Data to use.
# enoche/MMRec

Hardware: NVIDIA H100
Metric: graph-prop edges/sec (+ full-catalog scored-items/sec in extra) @ d=64 (higher is better)
Workload: dtype f32

## Files before the change

### mmrec_b200/csrc/score_cf.cu

```cuda
#include <climits>
#include <cstdio>
#include <cstdlib>

#include "batch_mask.cuh"
#include "select.cuh"
#include "tc_common.cuh"

namespace mmrec {

using namespace tc;

constexpr int CF_TILE = 128;
constexpr int CF_CONSUMER_WARPS = 8;
constexpr int CF_THREADS = 32 * CF_CONSUMER_WARPS + 32;
constexpr int CF_MAX_STAGES = 10;
constexpr int CF_CAP = 512;
constexpr int CF_EX_SLOTS = 128;
constexpr float CF_EPS = 1.125f / 1024.f;
constexpr float CF_EPS_SUB = 1.0f / 16777216.f;

struct CfSmem {
    uint32_t a, slab0, slab, bars, total;
    int stages;
};
__host__ __device__ inline CfSmem cf_smem(int KP) {
    CfSmem L;
    L.a = 0;
    L.slab0 = 2 * CF_TILE * KP * 2;
    const uint32_t slab = CF_TILE * KP * 2;
    L.slab = slab;
    L.stages = (int)((226u * 1024u - L.slab0 - 300u) / slab);
    if (L.stages > CF_MAX_STAGES) L.stages = CF_MAX_STAGES;
    L.bars = L.slab0 + L.stages * slab;
    L.total = L.bars + 32 * 8;
    return L;
}
enum { CB_AFULL = 0, CB_AFREE = 1, CB_FULL = 2, CB_EMPTY = 2 + CF_MAX_STAGES, CB_END = 2 + 2 * CF_MAX_STAGES };

struct CfParams {
    const char* Upk;
    const char* Ipk;
    int KP, n_it;
    int64_t B, n_items, n_units;
    float* gmax; int G, gw;
    const float* thr; uint4* bitmap;
    int dbg;
};

__device__ __forceinline__ void cf_producer(const CfParams& p, const CfSmem& L, uint32_t sbase, int64_t u0, int64_t u1) {
    const uint32_t bar = sbase + L.bars;
    const uint32_t a_bytes = 2 * CF_TILE * p.KP * 2;
    const uint32_t piece = L.slab < 16384u ? L.slab : 16384u;
    int64_t pair = u0 / p.n_it;
    int it = (int)(u0 - pair * p.n_it);
    bool new_pair = true;
    uint32_t a_cnt = 0, slot = 0, ph = 1;
    for (int64_t u = u0; u < u1; ++u) {
        if (new_pair) {
            if (a_cnt > 0) mbar_wait(bar + CB_AFREE * 8, (a_cnt - 1) & 1);
            mbar_expect_tx(bar + CB_AFULL * 8, a_bytes);
            const char* src = p.Upk + pair * (int64_t)a_bytes;
            for (uint32_t o = 0; o < a_bytes; o += 16384) bulk_g2s(sbase + L.a + o, src + o, 16384, bar + CB_AFULL * 8);
            ++a_cnt;
            new_pair = false;
        }
        const char* src = p.Ipk + (int64_t)it * L.slab;
        const uint32_t fb = bar + (CB_FULL + slot) * 8;
        mbar_wait(bar + (CB_EMPTY + slot) * 8, ph);
        if (p.dbg & 16) {
            mbar_arrive(fb);
        } else {
            mbar_expect_tx(fb, L.slab);
            const uint32_t dst = sbase + L.slab0 + slot * L.slab;
            for (uint32_t o = 0; o < L.slab; o += piece) bulk_g2s(dst + o, src + o, piece, fb);
        }
        if (++slot == (uint32_t)L.stages) { slot = 0; ph ^= 1; }
        if (++it == p.n_it) { it = 0; ++pair; new_pair = true; }
    }
}

template <int PASS, int GPT>
__device__ __forceinline__ void cf_consumer(const CfParams& p, const CfSmem& L, uint32_t sbase, int64_t u0, int64_t u1, int h) {
    const uint32_t bar = sbase + L.bars;
    constexpr uint32_t LBO = (CF_TILE / 8) * 128, SBO = 128;
    const int ksteps = p.KP / 16;
    const uint32_t half_bytes = CF_TILE * p.KP * 2;
    const int t = threadIdx.x & 127, w = t >> 5, lane = t & 31, q = lane & 3;
    const uint64_t a_desc0 = smem_desc(sbase + L.a + h * half_bytes, LBO, SBO), a_desc1 = smem_desc(sbase + L.a + h * half_bytes + 1024, LBO, SBO);
    const uint64_t b_desc0 = smem_desc(sbase + L.slab0, LBO, SBO);
    const uint64_t kstep = (2 * LBO) >> 4;
    const uint64_t slab_step = L.slab >> 4;
    float acc0[64], acc1[64];
#pragma unroll
    for (int i = 0; i < 64; ++i) { acc0[i] = 0.f; acc1[i] = 0.f; }
    int64_t pair = u0 / p.n_it;
    int it = (int)(u0 - pair * p.n_it);
    bool new_pair = true, live = false;
    uint32_t a_cnt = 0, slot = 0, ph = 0;
    uint64_t bd_slot = b_desc0;
    int64_t row0 = 0;
    float thr[4];
    for (int64_t u = u0; u < u1; ++u) {
        if (new_pair) {
            mbar_wait(bar + CB_AFULL * 8, a_cnt & 1);
            ++a_cnt;
            const int64_t base = pair * (2 * CF_TILE) + h * CF_TILE;
            live = base < p.B;
            row0 = base + 16 * w + (lane >> 2);
#pragma unroll
            for (int r = 0; r < 4; ++r) {
                const int64_t rr = row0 + 64 * (r >> 1) + 8 * (r & 1);
                if (PASS == 2) thr[r] = rr < p.B ? __ldg(p.thr + rr) : INFINITY;
            }
            new_pair = false;
        }
        mbar_wait(bar + (CB_FULL + slot) * 8, ph);
        if (live && !(p.dbg & 2)) {
            uint64_t ad0 = a_desc0, ad1 = a_desc1, bd = bd_slot;
            wgmma_fence();
#pragma unroll 4
            for (int j = 0; j < ksteps; ++j) {
                wgmma_f16<CF_TILE>(acc0, ad0, bd, j ? 1u : 0u);
                wgmma_f16<CF_TILE>(acc1, ad1, bd, j ? 1u : 0u);
                ad0 += kstep; ad1 += kstep; bd += kstep;
            }
            wgmma_commit();
            wgmma_wait<0>();
            wgmma_fence_regs(acc0);
            wgmma_fence_regs(acc1);
        }
        warp_arrive(bar + (CB_EMPTY + slot) * 8);
        bd_slot += slab_step;
        if (++slot == (uint32_t)L.stages) { slot = 0; ph ^= 1; bd_slot = b_desc0; }
        const int cur_it = it;
        if (++it == p.n_it) { it = 0; ++pair; new_pair = true; }
        if (new_pair || u + 1 == u1) warp_arrive(bar + CB_AFREE * 8);
        if (!live) continue;
        const int n_valid = (int)(p.n_items - (int64_t)cur_it * CF_TILE);
#pragma unroll
        for (int r = 0; r < 4; ++r) {
            const float* acc = r < 2 ? acc0 : acc1;
            const int e2 = r & 1;
            const int64_t row = row0 + 64 * (r >> 1) + 8 * e2;
            auto val = [&](int j, int e) {
                const float v = acc[4 * j + 2 * e2 + e];
                return 8 * j + 2 * q + e < n_valid ? v : -INFINITY;
            };
            if (PASS == 1) {
                group_max_store<GPT>(r < 2 ? acc0 : acc1, e2, q, n_valid, row, p.B, [&] { return p.gmax + row * p.G + (int64_t)cur_it * GPT; });
            } else {
                uint32_t wd[4] = {0u, 0u, 0u, 0u};
#pragma unroll
                for (int j = 0; j < 16; ++j)
#pragma unroll
                    for (int e = 0; e < 2; ++e)
                        if (!(__float_as_uint(val(j, e) - thr[r]) >> 31)) wd[j >> 2] |= 1u << (31 - (8 * (j & 3) + 2 * q + e));
#pragma unroll
                for (int b = 0; b < 4; ++b) {
                    wd[b] |= __shfl_xor_sync(0xffffffffu, wd[b], 1);
                    wd[b] |= __shfl_xor_sync(0xffffffffu, wd[b], 2);
                }
                if (q == r && row < p.B) p.bitmap[row * p.n_it + cur_it] = make_uint4(wd[0], wd[1], wd[2], wd[3]);
            }
        }
    }
}
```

What is being asked. The result is a copy of every line above where the word "ksteps" shows up.

Reply.
    const int ksteps = p.KP / 16;
            for (int j = 0; j < ksteps; ++j) {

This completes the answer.